Jan 11 07:30:26 tanaqui ypbind[307]: [server1]: Host name lookup failure
Jan 11 07:30:26 tanaqui ypbind[307]: [server2]: Host name lookup failure
Jan 11 07:30:26 tanaqui ypbind[307]: no contactable servers found in
					/var/yp/binding/[domain].ypservers
Jan 11 07:30:26 tanaqui ypbind[307]: broadcast: sendto: Host is down
Jan 11 07:30:26 tanaqui ypbind[307]: [server1]: Host name lookup failure
Jan 11 07:30:26 tanaqui ypbind[307]: [server2]: Host name lookup failure
Jan 11 07:30:26 tanaqui ypbind[307]: no contactable servers found in
					/var/yp/binding/[domain].ypservers

	(Yes, more than one of these groups per second...)
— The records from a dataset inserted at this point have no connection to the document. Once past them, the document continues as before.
#pragma unroll 1
    for (int j = 0; j < kTileRPT; j++) {
        const int i = j * kTileThreads + tid;
        bool g = false;
        int bad = 0;
        if (i < n) {
            const int32_t rid = s.ref_id[i];
            const uint16_t f = s.flag[i];
            g = record_gate(f, s.mapq[i], s.aux[i], rid, p.min_mapq);
            if (rid >= p.n_ref || rid < -1) bad |= 1;
            if (rid < 0 && flag_mapped(f)) bad |= 2;
            const uint32_t o0 = s.blk_off[i], o1 = s.blk_off[i + 1];
            if (o1 < o0 || o1 - o0 > (uint32_t)kMaxBlocks) bad |= 4;
            const int64_t r = rec0 + i;
            if (r + 1 < b.n_rec) {
                const int32_t rid2 = i + 1 < n ? s.ref_id[i + 1] : b.ref_id[r + 1], pos2 = i + 1 < n ? s.pos[i + 1] : b.pos[r + 1];
                const uint64_t k1 = rid < 0 ? ~0ull : (((uint64_t)(uint32_t)rid << 32) | (uint32_t)s.pos[i]);
                const uint64_t k2 = rid2 < 0 ? ~0ull : (((uint64_t)(uint32_t)rid2 << 32) | (uint32_t)pos2);
                if (k2 < k1) bad |= 8;
            }
        }
        const unsigned gm = __ballot_sync(full, g);
        if (lane == 0) s_gate[j * kWarpsPerTile + warp] = gm;
        if (bad) atomicOr(&s_bad, bad);
    }
    __syncthreads();
    const bool usable = !(s_bad & 5);
    const bool staged = ti.nb >= 0;
    if (warp == 0) {
        const uint32_t w = lane < kTileChunks ? s_gate[lane] : 0u;
        const unsigned nz = __ballot_sync(full, w != 0u);
        uint64_t agg = 0;
        if (nz) {
            const int hw = 31 - __clz(nz);
            const uint32_t hv = __shfl_sync(full, w, hw);
            agg = (uint64_t)(rec0 + hw * 32 + (31 - __clz(hv))) + 1ull;
        }
        if (lane == 0) word_publish(o.gate_word, tile, nz ? 2u : 1u, agg);
        if (nz && walk == -2) walk = (long long)word_lookback_max(o.gate_word, tile) - 1;
        if (lane == 0) s_prev_carry = walk;
    }
    __syncthreads();

    const int32_t chr_tile = s.ref_id[0];
    const bool single_chr = chr_tile >= 0 && s.ref_id[n - 1] == chr_tile;
    int32_t flen_max = 0, npc = 0, ndp = 0, cc_max = kNoCcEnd, nq = 0, q_max = -1;
#pragma unroll 1
    for (int j = 0; j < kTileRPT; j++) {
        const int i = j * kTileThreads + tid;
        uint8_t c = 0;
        int32_t key_end = 0, co_len = 0;
        if (i < n && usable && ((s_gate[i >> 5] >> (i & 31)) & 1u)) {
            int word = i >> 5;
            uint32_t m = s_gate[word] & ((1u << (i & 31)) - 1u);
            while (m == 0u && word > 0) { word--; m = s_gate[word]; }
            const int64_t prev = m ? rec0 + word * 32 + (31 - __clz(m)) : (int64_t)s_prev_carry;
            const int64_t r = rec0 + i;
            const ClassifyOut co = (staged && prev >= rec0) ? classify_record(tb, p, r, prev) : classify_from_hbm(o.desc, r, prev);
            c = co.cls; key_end = (int32_t)(uint32_t)co.other_key;
            co_len = co.first_len;
            if (co.first_len > flen_max) flen_max = co.first_len;
            if (co.cc_end > cc_max) cc_max = co.cc_end;
        }
        int32_t qs = -1;
        if (i < n && (c & CLS_GATE)) {
            const uint16_t f = s.flag[i];
            const int32_t rid = s.ref_id[i], ps = s.pos[i], mr = s.mate_ref_id[i], mp = s.mate_pos[i];
            if (cover_qualifies(c, f, rid, ps, mr, mp)) { qs = cover_start(f, rid, ps, mr, mp); if (qs < 0) qs = 0; }
        }
        const int chunk = j * kWarpsPerTile + warp;
        { const int32_t cq = __popc(__ballot_sync(full, qs >= 0)); nq += cq; if (lane == 0) s_qcnt[chunk] = cq; }
        { const int32_t m = __reduce_max_sync(full, qs); if (m > q_max) q_max = m; }
        if (i < n) { s.cls[i] = c; s_end[i] = key_end; s_flen[i] = (uint16_t)(co_len < 65535 ? co_len : 65535); }
        npc += __popc(__ballot_sync(full, (c & CLS_PART) != 0));
        ndp += __popc(__ballot_sync(full, (c & (CLS_CONC | CLS_DISPL)) == (CLS_CONC | CLS_DISPL)));
        const unsigned km = __ballot_sync(full, (c & CLS_KEEP) != 0);
        const int32_t cm = __reduce_max_sync(full, key_end);
        if (lane == 0) { s_cmax[chunk] = cm; if (km) atomicMin(&s_minkeep, chunk * 32 + __ffs(km) - 1); }
    }
    flen_max = __reduce_max_sync(full, flen_max);
    cc_max = __reduce_max_sync(full, cc_max);
    if (lane == 0) { s_pc[warp] = npc; s_dp[warp] = ndp; if (flen_max > 0) atomicMax(&s_lmax, flen_max); if (cc_max > kNoCcEnd) atomicMax(&s_ccmax, cc_max);
                     if (nq) atomicAdd(&s_nq, nq); if (q_max >= 0) atomicMax(&s_qmax, q_max); }
    __syncthreads();
    if (warp == 0) {
        int32_t inc = lane < kTileChunks ? s_cmax[lane] : 0;
#pragma unroll
        for (int d = 1; d < 32; d <<= 1) { const int32_t u = __shfl_up_sync(full, inc, d); if (lane >= d && u > inc) inc = u; }
        const int32_t tot = __shfl_sync(full, inc, 31);
        int32_t exc = __shfl_up_sync(full, inc, 1);
        if (lane == 0) exc = 0;
        if (lane < kTileChunks) s_cmax[lane] = exc;
        if (lane == 0) {
            int32_t a = 0, c2 = 0;
#pragma unroll
            for (int k = 0; k < kWarpsPerTile; k++) { a += s_pc[k]; c2 += s_dp[k]; }
            TileAgg g; g.n_pc = (uint32_t)a; g.n_dp = (uint32_t)c2;
            g.okmax = (single_chr && tot > 0) ? (((uint64_t)(uint32_t)(chr_tile + 1) << 32) | (uint32_t)tot) : 0ull;
            if (single_chr) o.agg[tile] = g;
            else { s_pc[0] = a; s_dp[0] = c2; }
        }
    }
    __syncthreads();
    if (single_chr) {
#pragma unroll 1
        for (int j = 0; j < kTileRPT; j++) {
            const int i = j * kTileThreads + tid, chunk = j * kWarpsPerTile + warp;
            const bool keep = i < n && (s.cls[i] & CLS_KEEP);
            const int32_t pos = i < n ? s.pos[i] : 0;
            const int32_t base = s_cmax[chunk];
            const bool maybe = keep && (base == 0 ? (chr_tile != 0 || pos > p.read_len) : pos > base + p.read_len);
            if (!__any_sync(full, maybe)) continue;
            int32_t v = i < n ? s_end[i] : 0;
#pragma unroll
            for (int d = 1; d < 32; d <<= 1) { const int32_t u = __shfl_up_sync(full, v, d); if (lane >= d && u > v) v = u; }
            int32_t e = __shfl_up_sync(full, v, 1);
            if (lane == 0 || e < base) e = base;
            const bool gap = keep && (e == 0 ? (chr_tile != 0 || pos > p.read_len) : pos > e + p.read_len);
            const unsigned gm = __ballot_sync(full, gap);
            if (gm) push_candidates(o, gm, rec0 + i, e == 0 ? 0ull : (((uint64_t)(uint32_t)(chr_tile + 1) << 32) | (uint32_t)e), &s_bad);
        }
    } else if (tid == 0) {
        uint64_t run = 0;
        for (int i = 0; i < n; i++) {
            if (s.cls[i] & CLS_KEEP) {
                const uint64_t e = run < (1ull << 32) ? (1ull << 32) : run;
                const int32_t oc = (int32_t)(e >> 32) - 1, orr = (int32_t)(uint32_t)e;
                if (s.ref_id[i] != oc || s.pos[i] > orr + p.read_len) {
                    const int32_t k = atomicAdd(o.n_cand, 1);
                    if (k < o.cand_cap) { o.cand_rec[k] = (int32_t)(rec0 + i); o.cand_key[k] = run; }
                    else atomicOr(&s_bad, 16);
                }
            }
            if (s_end[i] != 0) {
                const uint64_t k = ((uint64_t)(uint32_t)(s.ref_id[i] + 1) << 32) | (uint32_t)s_end[i];
                if (k > run) run = k;
            }
        }
        TileAgg g; g.okmax = run; g.n_pc = (uint32_t)s_pc[0]; g.n_dp = (uint32_t)s_dp[0];
        o.agg[tile] = g;
    }
    if (4 * tid + 3 < n) {
        *reinterpret_cast<uint32_t *>(o.cls + rec0 + 4 * tid) = *reinterpret_cast<const uint32_t *>(&s.cls[4 * tid]);
        *reinterpret_cast<uint2 *>(o.first_len + rec0 + 4 * tid) = *reinterpret_cast<const uint2 *>(&s_flen[4 * tid]);
    } else for (int i = 4 * tid; i < n; i++) { o.cls[rec0 + i] = s.cls[i]; o.first_len[rec0 + i] = s_flen[i]; }
    {
        const int32_t cq = lane < kTileChunks ? s_qcnt[lane] : 0;
        int32_t inc = cq;
#pragma unroll
        for (int d = 1; d < 32; d <<= 1) { const int32_t u = __shfl_up_sync(full, inc, d); if (lane >= d) inc += u; }
        const int32_t exc = inc - cq;
#pragma unroll 1
        for (int j = 0; j < kTileRPT; j++) {
            const int i = j * kTileThreads + tid;
            bool q = false;
            uint64_t key = 0;
            if (i < n) {
                const uint8_t c = s.cls[i];
                const uint16_t f = s.flag[i];
                const int32_t rid = s.ref_id[i], ps = s.pos[i], mr = s.mate_ref_id[i], mp = s.mate_pos[i];
                q = cover_qualifies(c, f, rid, ps, mr, mp);
                if (q) key = chrpos_key(rid, cover_start(f, rid, ps, mr, mp));
            }
            const unsigned qm = __ballot_sync(full, q);
            const int32_t before = __shfl_sync(full, exc, j * kWarpsPerTile + warp);
            if (q) {
                const int64_t at = (int64_t)tile * kTile + before + __popc(qm & ((1u << lane) - 1u));
                o.qstage_key[at] = key; o.qstage_end[at] = b.end_pos[rec0 + i];
            }
        }
    }
    __syncthreads();
    if (tid == 0) {
        o.cov_nq[tile] = (uint32_t)s_nq;
        uint64_t qk = 0;
        if (single_chr) { if (s_qmax >= 0) qk = chrpos_key(chr_tile, s_qmax); }
        else for (int i = 0; i < n; i++)
            if ((s.cls[i] & CLS_GATE) && cover_qualifies(s.cls[i], s.flag[i], s.ref_id[i], s.pos[i], s.mate_ref_id[i], s.mate_pos[i])) {
                const uint64_t k = chrpos_key(s.ref_id[i], cover_start(s.flag[i], s.ref_id[i], s.pos[i], s.mate_ref_id[i], s.mate_pos[i]));
                if (k > qk) qk = k;
            }
        o.cov_qmax[tile] = qk;
        o.ccmax[tile] = single_chr ? s_ccmax : kCcWalkTile;
        if (s_lmax > 0) atomicMax(o.lmax, s_lmax);
        if (s_minkeep < kTile) atomicMin(o.first_kept, (long long)(rec0 + s_minkeep));
        if (s_bad) atomicOr(o.bad_flags, s_bad);
    }
}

	The problem, or at least a problem, appears to be this code:

		if (ypdb->dom_check_t >= now) {
			/* don't flood it */
			ypdb->dom_check_t = 0;
			check++;
		}

	(lines 298-302 of ypbind.c 1.53)

	Setting dom_check_t to 0 forces a check of the server at the
	next call to checkwork(). This happens at least once a second,
	but also after servicing rpc calls. So when the network goes
	down and processes start contacting ypbind, it'll discover
	right away that it's lost all the servers. However, once
	things are dead every subsequent request it gets will trigger
	another try at contacting the servers, possibly many times per
	second. I think this is what I was seeing.
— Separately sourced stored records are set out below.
__device__ __forceinline__ BlockMeta block_meta_of(const Config &cfg, uint64_t slab_len, uint32_t nb, uint32_t is_last,
                                                   uint32_t b) {
    const uint64_t begin = (uint64_t)b * cfg.block_size;
    uint64_t len = slab_len > begin ? slab_len - begin : 0;
    if (len > cfg.block_size) len = cfg.block_size;
    BlockMeta m;
    m.n = (uint32_t)len;
    m.is_last = (is_last && b == nb - 1) ? 1u : 0u;
    m.ntok = 0;
    m.nsub = 0;
    m.payload_bytes = 0;
    m.framed_bytes = 0;
    m.crc = 0;
    m.status = kStatusOk;
    return m;
}

__global__ void k_init_meta(Config cfg, uint64_t slab_len, uint32_t nb, uint32_t is_last,
                            BlockMeta *meta, uint32_t *redo) {
    const uint32_t b = blockIdx.x * blockDim.x + threadIdx.x;
    if (b == 0 && redo) {
        redo[0] = 0;
        redo[1 + nb] = 0;
    }
    if (b >= nb) return;
    meta[b] = block_meta_of(cfg, slab_len, nb, is_last, b);
}

constexpr uint32_t kBuckets = 1u << 15;
constexpr uint32_t kCandSteps = 16;

__device__ __forceinline__ uint2 cand_fetch(const uint32_t *__restrict__ in32, uint32_t mis,
                                            uint32_t p, uint32_t wmax) {
    const uint32_t w = (p + mis) >> 2;
    uint2 v;
    v.x = in32[w < wmax ? w : wmax];
    v.y = in32[w + 1 < wmax ? w + 1 : wmax];
    return v;
}

constexpr uint32_t kCandWaves = 16;

template <int MODE>
__device__ __forceinline__ bool cand_bucket(uint32_t v, uint32_t p, uint32_t &h) {
    if (MODE == 0) {
        h = p != 0 ? lz_hash15(v) : 0;
        return true;
    } else if (MODE == 1) {
        h = p != 0 ? lz_hash15(v & 0xFFFFFFu) : 0;
        return true;
    } else {
        const uint32_t h16 = p != 0 ? (v * 0x1E35A7BDu) >> 16 : 0;
        h = h16 & 32767u;
        return MODE == 2 ? h16 < 32768u : h16 >= 32768u;
    }
}

template <int MODE>
__device__ __forceinline__ void cand_step_safe(uint32_t *tab, uint32_t mis, uint32_t base,
                                               uint32_t lane, uint32_t n, uint2 raw,
                                               uint16_t *__restrict__ cand) {
    const uint32_t p = base + lane;
    uint32_t h = 0;
    const bool owns = cand_bucket<MODE>(__builtin_amdgcn_alignbyte(raw.y, raw.x, (p + mis) & 3u), p, h);
    const bool valid = owns && p + 5 <= n;
    if (!valid) h = 0;
    uint32_t c0 = tab[h];
    uint64_t same = __ballot(valid);
    for (int bit = 0; bit < 15; bit++) {
        const bool one = (h >> bit) & 1u;
        const uint64_t m = __ballot(one);
        same &= one ? m : ~m;
    }
    const uint64_t below = same & ((1ull << lane) - 1ull);
    const bool is_last_of_group = ((same >> lane) >> 1) == 0;
    if (below) c0 = (base + 63u - (uint32_t)__clzll((long long)below)) & 0xFFFFu;
    wave_sync();
    if (valid && is_last_of_group) tab[h] = p & 0xFFFFu;
    wave_sync();
    uint32_t d0 = (p - c0) & 0xFFFFu;
    if (d0 > 32767u) d0 = 0;
    if (MODE < 2 || valid || (MODE == 2 && p + 5 > n)) cand[p] = (uint16_t)(valid ? d0 : 0u);
}

template <int MODE>
__device__ void cand_block_safe(uint32_t *tab, const uint32_t *in32, uint32_t mis, uint32_t wmax, uint32_t n,
                                uint32_t lane, uint16_t *__restrict__ cand) {
    for (uint32_t i = lane; i < kBuckets; i += 64) tab[i] = 0x8000u;
    wave_sync();
    for (uint32_t base = 0; base < n; base += 64) {
        if (base != 0 && (base & 32767u) == 0) {
            const uint32_t dead = (base + 0x8000u) & 0xFFFFu;
            for (uint32_t i = lane; i < kBuckets; i += 64) {
                const uint32_t e = tab[i];
                const uint32_t a = (base - e) & 0xFFFFu;
                if (a == 0 || a > 32767u) tab[i] = dead;
            }
            wave_sync();
        }
        cand_step_safe<MODE>(tab, mis, base, lane, n, cand_fetch(in32, mis, base + lane, wmax), cand);
    }
}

	(And of course every time it tries to contact servers and
	fails, it prints assorted messages to the system log.)

>How-To-Repeat:

	Find a system using ypbind (that isn't also a yp server),
	pull the network plug, and wait a while. If necessary, have
	some cron jobs or the like start up while the network is down.

>Fix:

	I think the right answer is to make the test

		(ypdb->dom_check_t >= now && ypdb->dom_alive == 1)

	as if everything's already been found to be unreachable
	dom_alive will apparently be 2. However, I could easily be
	missing something and I'd like someone else to think about it.
	So I'm not including a patch. :-)

	Even with this issue fixed ypbind will still probably spam the
	system log once every five seconds (the traditional behavior)
	and it would be nice to have some exponential backoff on that,
	and/or have it suppress the error messages after the first
	time. However, this is a separate problem and I'd be inclined
	right now to leave it for later.

	I do however suggest the following patch to fix a misleading
	log message:

Index: ypbind.c
===================================================================
RCS file: /cvsroot/src/usr.sbin/ypbind/ypbind.c,v
retrieving revision 1.53
diff -u -r1.53 ypbind.c
--- ypbind.c	30 Oct 2004 15:57:43 -0000	1.53
+++ ypbind.c	14 Jan 2006 06:52:28 -0000
@@ -774,7 +774,7 @@
 
 		if (sendto(rpcsock, buf, outlen, 0, (struct sockaddr *)&bindsin,
 			   sizeof bindsin) == -1)
-			yp_log(LOG_WARNING, "broadcast: sendto: %m");
+			yp_log(LOG_WARNING, "nag_servers: sendto: %m");
 	}
 
 	switch (ypbindmode) {


	(And I know, the real fix for these problems is to not run
	ypbind. Unfortunately, that's not always an option.)